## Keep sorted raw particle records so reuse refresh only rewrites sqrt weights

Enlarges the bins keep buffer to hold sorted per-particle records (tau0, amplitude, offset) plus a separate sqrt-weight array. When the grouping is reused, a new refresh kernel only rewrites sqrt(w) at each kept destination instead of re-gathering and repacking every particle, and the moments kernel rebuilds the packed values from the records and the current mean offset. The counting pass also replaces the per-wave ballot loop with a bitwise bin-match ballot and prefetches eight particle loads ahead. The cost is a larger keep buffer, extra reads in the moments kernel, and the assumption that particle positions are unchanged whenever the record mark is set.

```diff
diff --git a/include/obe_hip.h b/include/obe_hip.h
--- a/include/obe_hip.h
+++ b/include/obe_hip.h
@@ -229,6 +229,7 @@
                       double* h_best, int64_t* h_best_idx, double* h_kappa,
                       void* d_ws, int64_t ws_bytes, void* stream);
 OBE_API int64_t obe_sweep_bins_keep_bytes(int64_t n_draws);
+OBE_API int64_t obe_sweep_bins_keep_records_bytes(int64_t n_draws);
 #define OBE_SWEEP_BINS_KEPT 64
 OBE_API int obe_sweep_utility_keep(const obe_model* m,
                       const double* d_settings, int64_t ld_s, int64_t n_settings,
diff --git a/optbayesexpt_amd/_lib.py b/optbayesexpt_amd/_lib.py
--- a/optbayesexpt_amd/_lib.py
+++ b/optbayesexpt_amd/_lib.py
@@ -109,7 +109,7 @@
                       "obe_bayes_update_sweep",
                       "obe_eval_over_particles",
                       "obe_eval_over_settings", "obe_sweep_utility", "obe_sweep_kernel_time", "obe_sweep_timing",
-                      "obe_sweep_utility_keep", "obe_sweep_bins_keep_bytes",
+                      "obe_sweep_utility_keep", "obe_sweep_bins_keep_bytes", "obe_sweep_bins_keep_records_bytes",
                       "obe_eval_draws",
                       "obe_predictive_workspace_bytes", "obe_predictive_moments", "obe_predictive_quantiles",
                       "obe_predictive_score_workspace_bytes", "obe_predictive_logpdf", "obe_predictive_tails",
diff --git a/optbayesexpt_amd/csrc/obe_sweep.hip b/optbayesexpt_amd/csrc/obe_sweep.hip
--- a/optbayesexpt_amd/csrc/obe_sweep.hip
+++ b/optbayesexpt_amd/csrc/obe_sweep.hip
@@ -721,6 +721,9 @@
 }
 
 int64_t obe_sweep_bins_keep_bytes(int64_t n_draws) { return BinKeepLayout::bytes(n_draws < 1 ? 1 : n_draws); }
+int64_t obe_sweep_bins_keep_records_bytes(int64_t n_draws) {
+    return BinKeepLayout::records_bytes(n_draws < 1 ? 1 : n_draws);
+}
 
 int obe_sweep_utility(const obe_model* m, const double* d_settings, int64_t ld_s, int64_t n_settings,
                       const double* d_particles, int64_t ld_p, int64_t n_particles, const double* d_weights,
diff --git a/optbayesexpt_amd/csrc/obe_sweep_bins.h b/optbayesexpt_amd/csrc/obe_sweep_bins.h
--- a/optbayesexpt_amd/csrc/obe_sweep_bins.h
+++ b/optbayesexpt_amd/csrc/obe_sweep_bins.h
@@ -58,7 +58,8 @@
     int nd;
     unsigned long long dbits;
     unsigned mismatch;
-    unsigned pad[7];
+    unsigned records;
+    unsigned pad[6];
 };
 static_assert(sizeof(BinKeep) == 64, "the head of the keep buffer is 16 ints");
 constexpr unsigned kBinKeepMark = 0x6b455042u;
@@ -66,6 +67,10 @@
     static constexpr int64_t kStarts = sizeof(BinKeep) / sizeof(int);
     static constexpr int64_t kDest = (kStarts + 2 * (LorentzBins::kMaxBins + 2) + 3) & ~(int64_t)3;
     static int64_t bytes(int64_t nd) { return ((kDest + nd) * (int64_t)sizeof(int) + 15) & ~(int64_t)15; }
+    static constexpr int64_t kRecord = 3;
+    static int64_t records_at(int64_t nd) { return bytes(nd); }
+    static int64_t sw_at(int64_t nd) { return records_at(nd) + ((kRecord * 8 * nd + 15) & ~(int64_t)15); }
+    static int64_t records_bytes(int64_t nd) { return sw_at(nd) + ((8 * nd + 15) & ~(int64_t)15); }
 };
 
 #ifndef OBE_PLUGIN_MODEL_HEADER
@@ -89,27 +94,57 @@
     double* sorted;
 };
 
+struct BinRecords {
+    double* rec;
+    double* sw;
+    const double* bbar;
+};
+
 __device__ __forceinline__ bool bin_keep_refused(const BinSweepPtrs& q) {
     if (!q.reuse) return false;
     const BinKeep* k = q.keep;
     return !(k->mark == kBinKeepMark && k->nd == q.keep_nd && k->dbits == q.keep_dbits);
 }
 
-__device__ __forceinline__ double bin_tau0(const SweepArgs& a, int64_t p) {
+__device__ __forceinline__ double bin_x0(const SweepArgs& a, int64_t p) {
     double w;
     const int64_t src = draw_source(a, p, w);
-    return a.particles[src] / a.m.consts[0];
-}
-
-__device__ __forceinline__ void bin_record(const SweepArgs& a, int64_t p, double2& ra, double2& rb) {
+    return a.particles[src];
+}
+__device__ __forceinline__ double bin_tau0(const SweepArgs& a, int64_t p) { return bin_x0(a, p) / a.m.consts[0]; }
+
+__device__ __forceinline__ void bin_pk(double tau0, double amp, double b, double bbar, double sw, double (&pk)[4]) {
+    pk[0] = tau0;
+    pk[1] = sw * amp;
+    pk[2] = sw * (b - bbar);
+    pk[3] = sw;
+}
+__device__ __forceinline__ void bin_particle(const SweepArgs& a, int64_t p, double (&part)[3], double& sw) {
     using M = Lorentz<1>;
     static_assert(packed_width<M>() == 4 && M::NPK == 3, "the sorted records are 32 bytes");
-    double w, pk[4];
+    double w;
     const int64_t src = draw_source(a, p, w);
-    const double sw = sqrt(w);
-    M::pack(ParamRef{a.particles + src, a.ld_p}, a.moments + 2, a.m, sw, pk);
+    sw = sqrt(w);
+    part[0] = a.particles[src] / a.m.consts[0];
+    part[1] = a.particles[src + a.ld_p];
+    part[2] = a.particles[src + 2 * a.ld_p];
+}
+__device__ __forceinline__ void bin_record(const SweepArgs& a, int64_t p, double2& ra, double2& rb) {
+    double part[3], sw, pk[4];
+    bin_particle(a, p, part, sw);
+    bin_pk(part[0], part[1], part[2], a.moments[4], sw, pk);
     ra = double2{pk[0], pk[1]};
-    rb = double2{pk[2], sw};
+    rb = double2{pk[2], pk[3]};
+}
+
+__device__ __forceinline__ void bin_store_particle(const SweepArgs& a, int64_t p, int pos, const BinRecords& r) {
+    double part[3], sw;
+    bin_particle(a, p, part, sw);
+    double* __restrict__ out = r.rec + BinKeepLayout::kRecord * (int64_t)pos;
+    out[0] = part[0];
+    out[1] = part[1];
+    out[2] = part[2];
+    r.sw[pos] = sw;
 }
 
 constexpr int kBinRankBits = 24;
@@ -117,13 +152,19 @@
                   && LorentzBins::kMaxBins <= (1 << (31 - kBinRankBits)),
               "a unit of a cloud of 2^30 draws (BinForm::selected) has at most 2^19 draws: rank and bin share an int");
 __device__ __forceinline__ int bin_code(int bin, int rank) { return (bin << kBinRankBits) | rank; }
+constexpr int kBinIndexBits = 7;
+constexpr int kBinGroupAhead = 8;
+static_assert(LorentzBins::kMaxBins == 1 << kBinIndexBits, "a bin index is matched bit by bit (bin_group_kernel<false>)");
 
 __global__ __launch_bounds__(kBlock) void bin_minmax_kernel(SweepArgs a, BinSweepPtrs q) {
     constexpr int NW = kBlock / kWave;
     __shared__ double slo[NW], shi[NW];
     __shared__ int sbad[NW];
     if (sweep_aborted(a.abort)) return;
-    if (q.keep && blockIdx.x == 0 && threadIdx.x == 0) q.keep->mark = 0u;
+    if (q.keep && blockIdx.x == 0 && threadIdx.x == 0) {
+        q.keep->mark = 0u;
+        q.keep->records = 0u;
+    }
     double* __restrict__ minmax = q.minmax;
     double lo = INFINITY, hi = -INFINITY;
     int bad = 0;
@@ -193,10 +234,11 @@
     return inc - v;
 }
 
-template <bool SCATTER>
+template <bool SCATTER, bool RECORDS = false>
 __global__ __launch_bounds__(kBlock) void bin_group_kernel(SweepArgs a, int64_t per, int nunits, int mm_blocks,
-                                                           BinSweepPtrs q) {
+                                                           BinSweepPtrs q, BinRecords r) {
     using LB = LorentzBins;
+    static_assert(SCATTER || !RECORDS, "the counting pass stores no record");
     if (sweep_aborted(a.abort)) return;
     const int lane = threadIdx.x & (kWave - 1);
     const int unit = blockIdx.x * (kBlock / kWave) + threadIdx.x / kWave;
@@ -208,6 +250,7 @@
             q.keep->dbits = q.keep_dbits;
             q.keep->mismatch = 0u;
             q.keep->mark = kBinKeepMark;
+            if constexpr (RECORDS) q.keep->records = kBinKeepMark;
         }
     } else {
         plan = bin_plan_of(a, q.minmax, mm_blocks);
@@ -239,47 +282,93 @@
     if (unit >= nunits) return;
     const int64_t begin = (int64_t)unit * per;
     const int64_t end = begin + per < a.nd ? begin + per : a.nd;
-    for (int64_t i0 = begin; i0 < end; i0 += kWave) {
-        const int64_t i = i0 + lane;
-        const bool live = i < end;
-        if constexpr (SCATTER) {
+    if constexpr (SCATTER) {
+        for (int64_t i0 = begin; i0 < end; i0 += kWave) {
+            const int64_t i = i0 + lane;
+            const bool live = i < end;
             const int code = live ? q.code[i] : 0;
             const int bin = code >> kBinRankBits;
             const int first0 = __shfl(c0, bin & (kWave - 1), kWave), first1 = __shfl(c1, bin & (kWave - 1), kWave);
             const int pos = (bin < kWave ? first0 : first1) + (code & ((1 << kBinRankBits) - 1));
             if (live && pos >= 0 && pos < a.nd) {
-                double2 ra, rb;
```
···
Find the word "nunits" in the entries and show each line where it is found.

### Exercise response
 __global__ __launch_bounds__(kBlock) void bin_group_kernel(SweepArgs a, int64_t per, int nunits, int mm_blocks,
     if (unit >= nunits) return;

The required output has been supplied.